We check the size of our final corpus:
print(f"Length of preprocessed corpus: {len(corpus)} characters")
Length of preprocessed corpus: 22087522 characters
Analyze word frequencies
We start by counting each word’s occurrences and sort the words by their frequency:
words = text.split()
word_counts = Counter(words)
freq = pd.DataFrame(
{"word": list(word_counts.keys()), "frequency": list(word_counts.values())}
)
freq = freq.sort_values("frequency", ascending=False).reset_index(drop=True)
freq["rank"] = freq.index + 1
freq["log_frequency"] = np.log10(freq["frequency"])
freq["log_rank"] = np.log10(freq["rank"])
print(freq.head(10))
word frequency rank log_frequency log_rank
0 de 10964 1 4.039969 0.000000
1 la 7412 2 3.869935 0.301030
2 le 6246 3 3.795602 0.477121
3 à 5161 4 3.712734 0.602060
4 et 5119 5 3.709185 0.698970
5 les 3916 6 3.592843 0.778151
6 l 3846 7 3.585009 0.845098
7 en 3722 8 3.570776 0.903090
8 il 3543 9 3.549371 0.954243
9 un 3478 10 3.541330 1.000000
Remark : we are keeping stop words in the dictionary.
freq.shape
(19963, 5)
We have a “vocabulary” size of around 20000 words. This gives us a dataset large enough to observe Zipf’s law. Let’s create a visualization function to explore frequencies across different rank ranges:
def plot_limited_frequencies(freq, rank_start=1, rank_end=11):
selected_words = freq.iloc[rank_start-1:rank_end-1]
ax = selected_words.plot.scatter(
"rank", "frequency", alpha=0.7, edgecolors="k", figsize=(9, 7)
)
ax.set_xscale("log")
ax.set_yscale("log")
ax.grid(True)
ax.set(
title=f"Word frequency for ranks {rank_start} to {rank_end}",
xlabel="Log(rank)",
ylabel="Log(frequency)",
)
for i, row in selected_words.iterrows():
plt.annotate(
row["word"],
xy=(row["rank"], row["frequency"]),
xytext=(5, 5),
textcoords="offset points",
rotation=45,
)
plt.grid(True, which="both", linestyle="-", linewidth=0.5, alpha=0.3)
plt.grid(True, which="major", linestyle="-", linewidth=1, alpha=0.7)
return ax
ax = plot_limited_frequencies(freq, 40, 80)
ax = plot_limited_frequencies(freq, 120, 160)
Let’s visualize Zipf’s law with all the words and add a linear regression. Note that we use a weighted regression with weights proportional to the word frequencies. When working with Zipf’s law in log-log space, the regression can indeed be disproportionately influenced by the long tail of less frequent words.

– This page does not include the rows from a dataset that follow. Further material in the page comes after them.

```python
class HipEngine:
    def __init__(self, x, y, input_len, *, distance="euclidean", neighborhood="gaussian",
                 std_coeff=0.5, compact_support=False, precision="exact", device=0, stream=None,
                 topology="rectangular", norm_p=0, norm_p_real=0.0):
        self._lib = _lib.load()
        self._h = None
        self.K, self.D = int(x) * int(y), int(input_len)
        self.x, self.y = int(x), int(y)
        self.n_rows = 0
        self._keepalive = None
# ... 133 lines not shown
        arr = np.frombuffer(buf, dtype=np.float32, count=n).reshape(shape)
        weakref.finalize(buf, self._lib.som_pinned_free, p)
        return arr

    def stream_epoch_accumulate(self, chunks, sigma, eta, neigh_f64):
        self._check(self._lib.som_stream_begin(self._h))
        for chunk in chunks:
            chunk = _f32(chunk)
            if chunk.ndim != 2 or chunk.shape[1] != self.D:
                raise ValueError("chunk must be (n, %d), got %r" % (self.D, chunk.shape))
            self._check(self._lib.som_stream_rows(self._h, self._fp(chunk), chunk.shape[0]))
        self._check(self._lib.som_stream_end(self._h, float(sigma), float(eta), int(bool(neigh_f64))))
        self.sync()

    def epoch_fetch(self, want_bmu=True):
        num = np.empty((self.K, self.D), dtype=np.float32)
        den = np.empty((self.K,), dtype=np.float32)
        bmu = np.empty((self.n_rows,), dtype=np.int32) if want_bmu else None
        self._check(self._lib.som_epoch_fetch(self._h, self._fp(num), self._fp(den),
                                              self._ip(bmu) if want_bmu else None))
        return num, den, bmu

    def accum_device_ptr(self):
        p, n = C.c_void_p(), C.c_int64()
        self._check(self._lib.som_accum_device_ptr(self._h, C.byref(p), C.byref(n)))
        return p.value, n.value

    def stream_ptr(self):
        p = C.c_void_p()
        self._check(self._lib.som_get_stream(self._h, C.byref(p)))
        return int(p.value or 0)

    def accum_tensor(self):
        import torch
        ptr, n = self.accum_device_ptr()

        class _Alias:
            __cuda_array_interface__ = {"shape": (n,), "typestr": "<f4", "data": (ptr, False),
                                        "version": 2, "strides": None}
        return torch.as_tensor(_Alias(), device=torch.device("cuda", self.device))

    def bmu(self, x, quantization=False):
        x = _f32(x)
        if x.ndim != 2 or x.shape[1] != self.D:
            raise ValueError("x must be (n, %d), got %r" % (self.D, x.shape))
        ids = np.empty((x.shape[0],), dtype=np.int32)
        mode = _lib.SOM_BMU_QUANTIZATION if quantization else _lib.SOM_BMU_ACTIVATION
        self._check(self._lib.som_bmu(self._h, self._fp(x), x.shape[0], mode, self._ip(ids)))
        return ids

    def bmu_device(self, dev_ptr, n_rows, quantization=False):
        ids = np.empty((int(n_rows),), dtype=np.int32)
        mode = _lib.SOM_BMU_QUANTIZATION if quantization else _lib.SOM_BMU_ACTIVATION
        self._check(self._lib.som_bmu_device(self._h, C.c_void_p(dev_ptr), int(n_rows), mode, self._ip(ids)))
        return ids

    def quantization_error_device(self, dev_ptr, n_rows):
        out = C.c_double()
        self._check(self._lib.som_quantization_error_device(self._h, C.c_void_p(dev_ptr), int(n_rows), C.byref(out)))
        return out.value

    def bmu_f64(self, x):
        x = np.ascontiguousarray(x, dtype=np.float64)
        if x.ndim != 2 or x.shape[1] != self.D:
            raise ValueError("x must be (n, %d), got %r" % (self.D, x.shape))
        ids = np.empty((x.shape[0],), dtype=np.int32)
        self._check(self._lib.som_bmu_f64(self._h, x.ctypes.data_as(C.POINTER(C.c_double)), x.shape[0], self._ip(ids)))
        return ids

    def bmu_top2(self, x):
        x = _f32(x)
        if x.ndim != 2 or x.shape[1] != self.D:
            raise ValueError("x must be (n, %d), got %r" % (self.D, x.shape))
        a = np.empty((x.shape[0],), dtype=np.int32)
        b = np.empty((x.shape[0],), dtype=np.int32)
        self._check(self._lib.som_bmu_top2(self._h, self._fp(x), x.shape[0], self._ip(a), self._ip(b)))
        return a, b

    def bmu_top2_device(self, dev_ptr, n_rows):
        a = np.empty((int(n_rows),), dtype=np.int32)
        b = np.empty((int(n_rows),), dtype=np.int32)
        self._check(self._lib.som_bmu_top2_device(self._h, C.c_void_p(dev_ptr), int(n_rows), self._ip(a), self._ip(b)))
        return a, b

    def distance_matrix(self, x, quantization=False):
        x = _f32(x)
        if x.ndim != 2 or x.shape[1] != self.D:
            raise ValueError("x must be (n, %d), got %r" % (self.D, x.shape))
        out = np.empty((x.shape[0], self.K), dtype=np.float32)
        mode = _lib.SOM_BMU_QUANTIZATION if quantization else _lib.SOM_BMU_ACTIVATION
        self._check(self._lib.som_distance_matrix(self._h, self._fp(x), x.shape[0], mode, self._fp(out)))
        return out

    def quantization_error(self, x):
        x = _f32(x)
        out = C.c_double()
        self._check(self._lib.som_quantization_error(self._h, self._fp(x), x.shape[0], C.byref(out)))
        return out.value

    def set_verify(self, n_rows):
        self._check(self._lib.som_set_verify(self._h, int(n_rows)))

    def verify_stats(self):
        a, b = C.c_int64(), C.c_int64()
        self._check(self._lib.som_verify_stats(self._h, C.byref(a), C.byref(b)))
        return a.value, b.value

    def debug_corrupt_operands(self, which=3):
        self._check(self._lib.som_debug_corrupt_operands(self._h, int(which)))

    def debug_exact_centroids(self, level):
        n = C.c_int32()
        self._check(self._lib.som_debug_exact_centroids(self._h, int(level), None, None, None, C.byref(n)))
        cen = np.empty((n.value, self.D), dtype=np.float32)
        rad = np.empty((n.value,), dtype=np.float32)
        csq = np.empty((n.value,), dtype=np.float32)
        self._check(self._lib.som_debug_exact_centroids(self._h, int(level), self._fp(cen), self._fp(rad), self._fp(csq), C.byref(n)))
        return cen, rad, csq

    def debug_mfma16(self, a, b, c, f16=True):
        a = np.ascontiguousarray(a).view(np.uint16).reshape(16, 32)
        b = np.ascontiguousarray(b).view(np.uint16).reshape(32, 16)
        c = np.ascontiguousarray(c, dtype=np.float32).reshape(16, 16)
        d = np.empty((16, 16), dtype=np.float32)
        self._check(self._lib.som_debug_mfma16(self._h, a.ctypes.data_as(C.c_void_p), b.ctypes.data_as(C.c_void_p),
                                               self._fp(c), self._fp(d), int(bool(f16))))
        return d

    def exact_stats(self):
        a, b, c = C.c_int64(), C.c_int64(), C.c_int64()
        self._check(self._lib.som_exact_stats(self._h, C.byref(a), C.byref(b), C.byref(c)))
        return a.value, b.value, c.value

    def qe_stats(self):
        a, b = C.c_int64(), C.c_int64()
        self._check(self._lib.som_debug_qe_stats(self._h, C.byref(a), C.byref(b)))
        return a.value, b.value

    def exact_top2_stats(self):
        a, b = C.c_int64(), C.c_int64()
        self._check(self._lib.som_exact_top2_stats(self._h, C.byref(a), C.byref(b)))
        return a.value, b.value

    def exact_chain_stats(self):
        a = C.c_int64()
        self._check(self._lib.som_debug_exact_chain_stats(self._h, C.byref(a)))
        return a.value

    def exact_select_stats(self):
        a, b, c = C.c_int64(), C.c_int64(), C.c_int64()
        self._check(self._lib.som_debug_exact_select_stats(self._h, C.byref(a), C.byref(b), C.byref(c)))
        return a.value, b.value, c.value

    def exact_skip_stats(self):
        a, b = C.c_int64(), C.c_int64()
        self._check(self._lib.som_exact_skip_stats(self._h, C.byref(a), C.byref(b)))
        return a.value, b.value

    def exact_resident_stats(self):
        a, b = C.c_int64(), C.c_int64()
        self._check(self._lib.som_exact_resident_stats(self._h, C.byref(a), C.byref(b)))
        return a.value, b.value

    def exact_scout_stats(self):
        a, b = C.c_int64(), C.c_int64()
        self._check(self._lib.som_exact_scout_stats(self._h, C.byref(a), C.byref(b)))
        return a.value, b.value

    def exact_refine_stats(self):
        a, b = C.c_int64(), C.c_int64()
        self._check(self._lib.som_exact_refine_stats(self._h, C.byref(a), C.byref(b)))
        return a.value, b.value

    def exact_last_counts(self, n):
        out = np.empty((int(n),), dtype=np.int32)
        self._check(self._lib.som_exact_last_counts(self._h, self._ip(out), int(n)))
        return out

    def sync(self):
        self._check(self._lib.som_sync(self._h))

    def profile_enable(self, on=True):
        self._check(self._lib.som_profile_enable(self._h, 2 if on == "bmu" else int(bool(on))))

    def profile_reset(self):
        self._check(self._lib.som_profile_reset(self._h))

    def profile_get(self, kernel):
        ms, n = C.c_double(), C.c_int64()
        self._check(self._lib.som_profile_get(self._h, _lib.SOM_KERNELS[kernel], C.byref(ms), C.byref(n)))
        return ms.value, n.value
```

Before: 535.5 million.

## Fuse exact skip-plan level1, level2 and list building into one kernel

Adds a fused plan kernel that computes per-row seeds and thresholds, walks level-1 centroid stages, builds the level-2 active list in LDS, walks level 2, and emits the tile/group lists in a single launch. It replaces the separate plan, memset and list kernels when the chain is on, level 2 is active, the plan grid is one partition and the LDS fits. The aim is to cut launch overhead and global round-trips of the need masks. The cost is higher LDS and register pressure, plus a single partition per tile that may lower parallelism. It also adds debug counters and an environment knob for the partition cap.

```diff
diff --git a/xpysom_dask_amd/_lib.py b/xpysom_dask_amd/_lib.py
--- a/xpysom_dask_amd/_lib.py
+++ b/xpysom_dask_amd/_lib.py
@@ -78,6 +78,8 @@
     "som_debug_qe_stats": (C.c_int, [_H, C.POINTER(C.c_int64), C.POINTER(C.c_int64)]),
     "som_debug_exact_chain_stats": (C.c_int, [_H, C.POINTER(C.c_int64)]),
     "som_debug_exact_select_stats": (C.c_int, [_H, C.POINTER(C.c_int64), C.POINTER(C.c_int64), C.POINTER(C.c_int64)]),
+    "som_debug_exact_plan_stats": (C.c_int, [_H, C.POINTER(C.c_int64), C.POINTER(C.c_int64)]),
+    "som_debug_exact_last_plan": (C.c_int, [_H, C.POINTER(C.c_int32)]),
     "som_policy_eval": (C.c_int, [C.c_int32, C.POINTER(C.c_double), C.POINTER(C.c_double), C.POINTER(C.c_int32)]),
     "som_policy_replay": (C.c_int, [C.c_int32, C.POINTER(C.c_double), C.POINTER(C.c_double)]),
     "som_patch_order": (C.c_int, [C.c_int32, C.c_int32, _I]),
diff --git a/xpysom_dask_amd/csrc/exact_host.hpp b/xpysom_dask_amd/csrc/exact_host.hpp
--- a/xpysom_dask_amd/csrc/exact_host.hpp
+++ b/xpysom_dask_amd/csrc/exact_host.hpp
@@ -420,6 +420,7 @@
                                                                   n_items, n_items + 1, ex.item_len_pct);
 }
 
+template <int KS32, class E> constexpr bool plan_fused_fits() { return !(KS32 == 4 && std::is_same<E, Bf16>::value); }
 template <class E>
 int exact_skip_plan(som_handle* h, som_handle::ExactScratch::SortedRows& sr, long s0, long n, const float* xmax2, const ExactBound& eb,
                     const int* lastpos2, bool time_l2 = false) {
@@ -431,12 +432,39 @@
     const auto& c0 = ex.cen[0];
     const auto& c1 = ex.cen[1];
     const long want = (1024 + tiles - 1) / tiles;
-    const dim3 pgrid((unsigned)tiles, (unsigned)std::max<long>(1, std::min<long>({want, 4L, (long)c0.n_cstages})));
+    const long parts_cap = ex.hook_plan_parts > 0 ? ex.hook_plan_parts : 4L;
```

plt.figure(figsize=(8, 6))
plt.plot(
freq["log_rank"],
freq["log_frequency"],
"o-",
ms=3,
alpha=0.5,
color="C0",
label="Word frequency",
)
# give more importance to frequent words
weights = freq["frequency"]
# linear regression to evaluate the slope
scaler = StandardScaler()
reg = LinearRegression(fit_intercept=True)
X, y = freq[["log_rank"]].values, freq["log_frequency"].values
X_scaled = scaler.fit_transform(X)
reg.fit(X_scaled, y, sample_weight=weights)
slope_scaled = reg.coef_[0]
slope = slope_scaled / scaler.scale_[0]
intercept = reg.intercept_
r_value = reg.score(X_scaled, y, sample_weight=weights)
x_orig = np.linspace(freq["log_rank"].min(), freq["log_rank"].max(), 100)
x_orig_2d = x_orig.reshape(-1, 1)
x_scaled = scaler.transform(x_orig_2d).flatten()
y_pred = slope_scaled * x_scaled + intercept
plt.plot(
x_orig,
y_pred,
"-",
label=f"Regression slope: {slope:.3f}, R²: {r_value:.3f}",
color="C1",
)
plt.xlabel("Log(rank)")
plt.ylabel("Log(frequency)")
plt.title("""Zipf's law applied to "La Comédie humaine" by Honoré de Balzac""")
plt.legend()
plt.grid(True)
plt.tight_layout()
Looking at the visualization, we can observe that Zipf’s law doesn’t fit very well for the highest-ranked words (“de”, “la”, “le”, “à”, “et”, …). The most frequent words tend to be less frequent than what the simple power law predicts. And because we gave these words the largest weights in the regression, this deteriorates the fit. Maybe the Zipf-Mandelbrot law might provide a better fit. It is a more general formula that includes an additional parameter:
\[f(r) = \frac{C}{(r + q)^{\alpha}}\]where $q$ is an additional parameter that effectively shifts the rank, allowing the model to better account for the behavior of the most frequent words.